REQUIRED WORK: Among the records that follow, find the line with "auto next_of = [&](int" and the line with "if (v < count)". Set down those lines and all lines between them exactly, without adding anything.

Stored data:
########
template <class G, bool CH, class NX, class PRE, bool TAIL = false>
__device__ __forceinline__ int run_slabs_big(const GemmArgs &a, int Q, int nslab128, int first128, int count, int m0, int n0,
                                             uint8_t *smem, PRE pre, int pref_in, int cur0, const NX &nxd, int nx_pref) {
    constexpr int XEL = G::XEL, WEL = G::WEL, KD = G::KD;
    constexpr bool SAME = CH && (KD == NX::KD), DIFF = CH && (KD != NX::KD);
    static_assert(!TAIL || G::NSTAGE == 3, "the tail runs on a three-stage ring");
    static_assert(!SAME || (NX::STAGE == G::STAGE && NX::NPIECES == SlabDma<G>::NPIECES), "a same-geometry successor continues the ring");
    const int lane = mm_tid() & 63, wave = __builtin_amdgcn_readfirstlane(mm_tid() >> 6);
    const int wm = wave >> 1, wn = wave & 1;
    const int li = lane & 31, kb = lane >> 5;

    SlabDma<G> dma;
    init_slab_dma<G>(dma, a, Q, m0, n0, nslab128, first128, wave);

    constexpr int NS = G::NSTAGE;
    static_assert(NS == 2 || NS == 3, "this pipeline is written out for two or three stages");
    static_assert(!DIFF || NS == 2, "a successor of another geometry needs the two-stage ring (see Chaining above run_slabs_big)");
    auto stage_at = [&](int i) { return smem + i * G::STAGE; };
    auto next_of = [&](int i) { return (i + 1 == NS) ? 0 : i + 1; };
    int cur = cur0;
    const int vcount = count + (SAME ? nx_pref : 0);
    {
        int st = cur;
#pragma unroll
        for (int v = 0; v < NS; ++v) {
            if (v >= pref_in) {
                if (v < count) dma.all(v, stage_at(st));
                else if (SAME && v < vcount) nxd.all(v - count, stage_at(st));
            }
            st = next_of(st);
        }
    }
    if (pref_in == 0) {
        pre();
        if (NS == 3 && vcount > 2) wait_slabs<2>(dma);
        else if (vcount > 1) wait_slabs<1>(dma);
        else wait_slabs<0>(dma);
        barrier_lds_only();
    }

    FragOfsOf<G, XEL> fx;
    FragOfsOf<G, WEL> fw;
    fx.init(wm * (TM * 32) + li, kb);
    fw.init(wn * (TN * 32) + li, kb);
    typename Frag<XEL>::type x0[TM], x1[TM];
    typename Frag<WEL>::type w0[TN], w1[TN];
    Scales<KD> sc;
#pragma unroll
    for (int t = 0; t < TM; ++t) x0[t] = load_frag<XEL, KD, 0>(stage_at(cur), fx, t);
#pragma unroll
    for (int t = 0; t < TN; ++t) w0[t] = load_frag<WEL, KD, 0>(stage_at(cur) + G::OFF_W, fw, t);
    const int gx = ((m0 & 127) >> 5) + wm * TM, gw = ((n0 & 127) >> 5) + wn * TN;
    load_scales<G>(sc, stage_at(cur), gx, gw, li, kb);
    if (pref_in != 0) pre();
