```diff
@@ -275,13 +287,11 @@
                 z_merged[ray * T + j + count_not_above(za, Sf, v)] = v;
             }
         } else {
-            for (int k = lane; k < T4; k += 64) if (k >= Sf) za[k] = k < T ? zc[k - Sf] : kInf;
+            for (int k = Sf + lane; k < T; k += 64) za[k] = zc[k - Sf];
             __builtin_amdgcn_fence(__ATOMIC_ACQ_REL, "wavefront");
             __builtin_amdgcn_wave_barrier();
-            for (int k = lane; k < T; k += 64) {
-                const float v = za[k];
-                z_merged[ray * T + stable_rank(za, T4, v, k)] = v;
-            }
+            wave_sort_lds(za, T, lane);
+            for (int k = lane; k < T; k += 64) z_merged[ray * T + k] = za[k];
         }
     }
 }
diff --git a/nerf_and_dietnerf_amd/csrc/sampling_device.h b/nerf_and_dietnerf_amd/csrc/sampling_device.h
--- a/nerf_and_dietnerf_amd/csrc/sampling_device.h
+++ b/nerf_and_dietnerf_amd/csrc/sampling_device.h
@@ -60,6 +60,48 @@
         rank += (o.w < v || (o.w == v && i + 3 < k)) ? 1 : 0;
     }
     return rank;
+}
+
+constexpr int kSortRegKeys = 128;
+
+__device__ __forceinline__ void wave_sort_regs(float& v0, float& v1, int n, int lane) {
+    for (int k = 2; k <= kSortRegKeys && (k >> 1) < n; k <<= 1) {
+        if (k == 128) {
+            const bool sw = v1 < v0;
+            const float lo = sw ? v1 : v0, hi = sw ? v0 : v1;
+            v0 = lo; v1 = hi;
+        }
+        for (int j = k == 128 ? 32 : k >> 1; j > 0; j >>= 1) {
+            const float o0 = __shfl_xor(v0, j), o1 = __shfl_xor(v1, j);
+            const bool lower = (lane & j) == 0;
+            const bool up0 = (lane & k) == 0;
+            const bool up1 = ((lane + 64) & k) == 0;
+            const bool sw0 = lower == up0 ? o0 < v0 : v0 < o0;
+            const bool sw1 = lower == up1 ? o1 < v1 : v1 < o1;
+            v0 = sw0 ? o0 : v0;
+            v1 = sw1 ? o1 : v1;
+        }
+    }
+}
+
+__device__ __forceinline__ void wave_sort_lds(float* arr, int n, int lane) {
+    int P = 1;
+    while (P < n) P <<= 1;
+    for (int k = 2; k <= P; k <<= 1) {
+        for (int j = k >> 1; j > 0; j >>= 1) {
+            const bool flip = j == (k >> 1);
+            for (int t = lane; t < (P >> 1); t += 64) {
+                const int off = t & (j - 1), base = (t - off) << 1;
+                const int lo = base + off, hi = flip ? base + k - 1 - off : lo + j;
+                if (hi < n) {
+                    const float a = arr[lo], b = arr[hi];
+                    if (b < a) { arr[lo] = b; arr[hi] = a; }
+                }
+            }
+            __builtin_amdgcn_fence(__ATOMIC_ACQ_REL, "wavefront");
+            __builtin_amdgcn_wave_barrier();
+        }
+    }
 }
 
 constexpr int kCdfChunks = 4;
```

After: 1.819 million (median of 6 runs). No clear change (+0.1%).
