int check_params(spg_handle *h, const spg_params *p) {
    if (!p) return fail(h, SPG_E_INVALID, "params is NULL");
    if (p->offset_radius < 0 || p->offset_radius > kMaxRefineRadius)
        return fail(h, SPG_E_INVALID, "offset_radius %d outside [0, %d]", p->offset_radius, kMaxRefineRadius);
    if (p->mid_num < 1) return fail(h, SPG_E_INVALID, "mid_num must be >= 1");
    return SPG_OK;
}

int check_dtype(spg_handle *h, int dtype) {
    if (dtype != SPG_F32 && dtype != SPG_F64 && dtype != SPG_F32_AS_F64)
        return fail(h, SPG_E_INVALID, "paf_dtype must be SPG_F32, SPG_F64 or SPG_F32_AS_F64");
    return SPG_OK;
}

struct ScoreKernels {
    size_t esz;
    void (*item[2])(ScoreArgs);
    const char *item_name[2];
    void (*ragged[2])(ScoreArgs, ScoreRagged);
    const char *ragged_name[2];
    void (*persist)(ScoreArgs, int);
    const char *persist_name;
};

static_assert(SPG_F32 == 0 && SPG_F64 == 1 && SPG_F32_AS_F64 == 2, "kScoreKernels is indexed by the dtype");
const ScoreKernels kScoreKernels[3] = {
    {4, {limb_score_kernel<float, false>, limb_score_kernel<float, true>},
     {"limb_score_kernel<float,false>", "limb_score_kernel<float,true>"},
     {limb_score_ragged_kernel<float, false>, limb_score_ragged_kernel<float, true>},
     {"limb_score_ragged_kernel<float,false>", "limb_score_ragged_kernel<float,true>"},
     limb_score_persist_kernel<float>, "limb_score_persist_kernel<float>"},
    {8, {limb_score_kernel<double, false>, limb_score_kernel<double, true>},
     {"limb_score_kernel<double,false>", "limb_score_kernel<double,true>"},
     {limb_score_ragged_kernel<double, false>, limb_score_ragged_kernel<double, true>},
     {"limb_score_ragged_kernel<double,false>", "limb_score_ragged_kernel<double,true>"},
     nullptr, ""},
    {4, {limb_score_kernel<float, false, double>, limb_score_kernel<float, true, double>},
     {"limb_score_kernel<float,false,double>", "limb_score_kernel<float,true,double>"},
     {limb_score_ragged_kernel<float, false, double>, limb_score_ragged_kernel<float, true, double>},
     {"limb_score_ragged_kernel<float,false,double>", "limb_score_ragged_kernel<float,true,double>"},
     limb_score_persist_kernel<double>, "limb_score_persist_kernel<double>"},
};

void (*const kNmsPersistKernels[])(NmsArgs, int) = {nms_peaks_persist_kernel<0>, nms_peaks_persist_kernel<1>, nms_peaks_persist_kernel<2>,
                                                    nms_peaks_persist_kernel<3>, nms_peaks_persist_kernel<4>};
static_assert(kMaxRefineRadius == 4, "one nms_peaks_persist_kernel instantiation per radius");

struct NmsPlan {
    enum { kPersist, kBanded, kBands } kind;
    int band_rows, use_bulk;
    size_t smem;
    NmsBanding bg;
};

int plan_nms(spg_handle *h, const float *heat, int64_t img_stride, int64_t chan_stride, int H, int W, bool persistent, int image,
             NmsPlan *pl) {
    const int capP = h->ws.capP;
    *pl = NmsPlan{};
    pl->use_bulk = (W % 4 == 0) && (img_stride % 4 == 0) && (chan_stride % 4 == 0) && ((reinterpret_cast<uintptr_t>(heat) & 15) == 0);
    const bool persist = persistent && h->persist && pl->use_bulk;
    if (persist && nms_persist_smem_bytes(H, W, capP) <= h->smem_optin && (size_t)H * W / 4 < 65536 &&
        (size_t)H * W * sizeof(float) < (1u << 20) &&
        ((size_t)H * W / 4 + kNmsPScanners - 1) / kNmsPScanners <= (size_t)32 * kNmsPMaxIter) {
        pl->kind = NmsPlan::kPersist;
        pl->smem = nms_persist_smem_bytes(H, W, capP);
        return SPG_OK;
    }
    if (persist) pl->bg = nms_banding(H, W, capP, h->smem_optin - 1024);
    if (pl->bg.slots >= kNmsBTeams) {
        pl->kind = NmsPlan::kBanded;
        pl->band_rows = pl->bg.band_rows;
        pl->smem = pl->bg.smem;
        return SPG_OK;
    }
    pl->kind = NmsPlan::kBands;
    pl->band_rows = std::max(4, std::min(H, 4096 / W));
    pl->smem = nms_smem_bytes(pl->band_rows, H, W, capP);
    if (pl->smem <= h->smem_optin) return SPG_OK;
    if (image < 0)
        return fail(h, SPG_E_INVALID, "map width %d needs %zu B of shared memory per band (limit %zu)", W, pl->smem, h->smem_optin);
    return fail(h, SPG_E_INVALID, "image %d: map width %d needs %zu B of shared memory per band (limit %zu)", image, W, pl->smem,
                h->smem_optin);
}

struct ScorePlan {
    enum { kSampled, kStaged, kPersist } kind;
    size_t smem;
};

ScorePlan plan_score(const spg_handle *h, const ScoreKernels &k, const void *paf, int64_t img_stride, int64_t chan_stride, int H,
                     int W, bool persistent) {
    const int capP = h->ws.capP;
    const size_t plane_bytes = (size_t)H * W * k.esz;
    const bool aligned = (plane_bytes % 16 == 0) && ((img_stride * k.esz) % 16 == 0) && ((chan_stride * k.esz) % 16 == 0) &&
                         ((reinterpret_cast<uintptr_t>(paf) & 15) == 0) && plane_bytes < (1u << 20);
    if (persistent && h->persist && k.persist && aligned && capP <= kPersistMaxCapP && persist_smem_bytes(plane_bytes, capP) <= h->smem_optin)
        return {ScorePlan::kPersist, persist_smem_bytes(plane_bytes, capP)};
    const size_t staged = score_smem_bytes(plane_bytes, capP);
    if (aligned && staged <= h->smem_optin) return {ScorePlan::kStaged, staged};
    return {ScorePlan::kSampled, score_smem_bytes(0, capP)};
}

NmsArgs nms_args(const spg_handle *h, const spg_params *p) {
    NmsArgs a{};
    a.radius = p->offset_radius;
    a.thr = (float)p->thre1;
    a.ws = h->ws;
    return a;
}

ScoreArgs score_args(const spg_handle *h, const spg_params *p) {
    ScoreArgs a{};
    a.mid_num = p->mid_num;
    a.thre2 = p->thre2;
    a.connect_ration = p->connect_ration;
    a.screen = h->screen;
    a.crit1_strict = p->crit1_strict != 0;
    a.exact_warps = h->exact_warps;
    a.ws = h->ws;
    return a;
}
########
COMPLETED TASK:
    auto next_of = [&](int i) { return (i + 1 == NS) ? 0 : i + 1; };
    int cur = cur0;
    const int vcount = count + (SAME ? nx_pref : 0);
    {
        int st = cur;
#pragma unroll
        for (int v = 0; v < NS; ++v) {
            if (v >= pref_in) {
                if (v < count) dma.all(v, stage_at(st));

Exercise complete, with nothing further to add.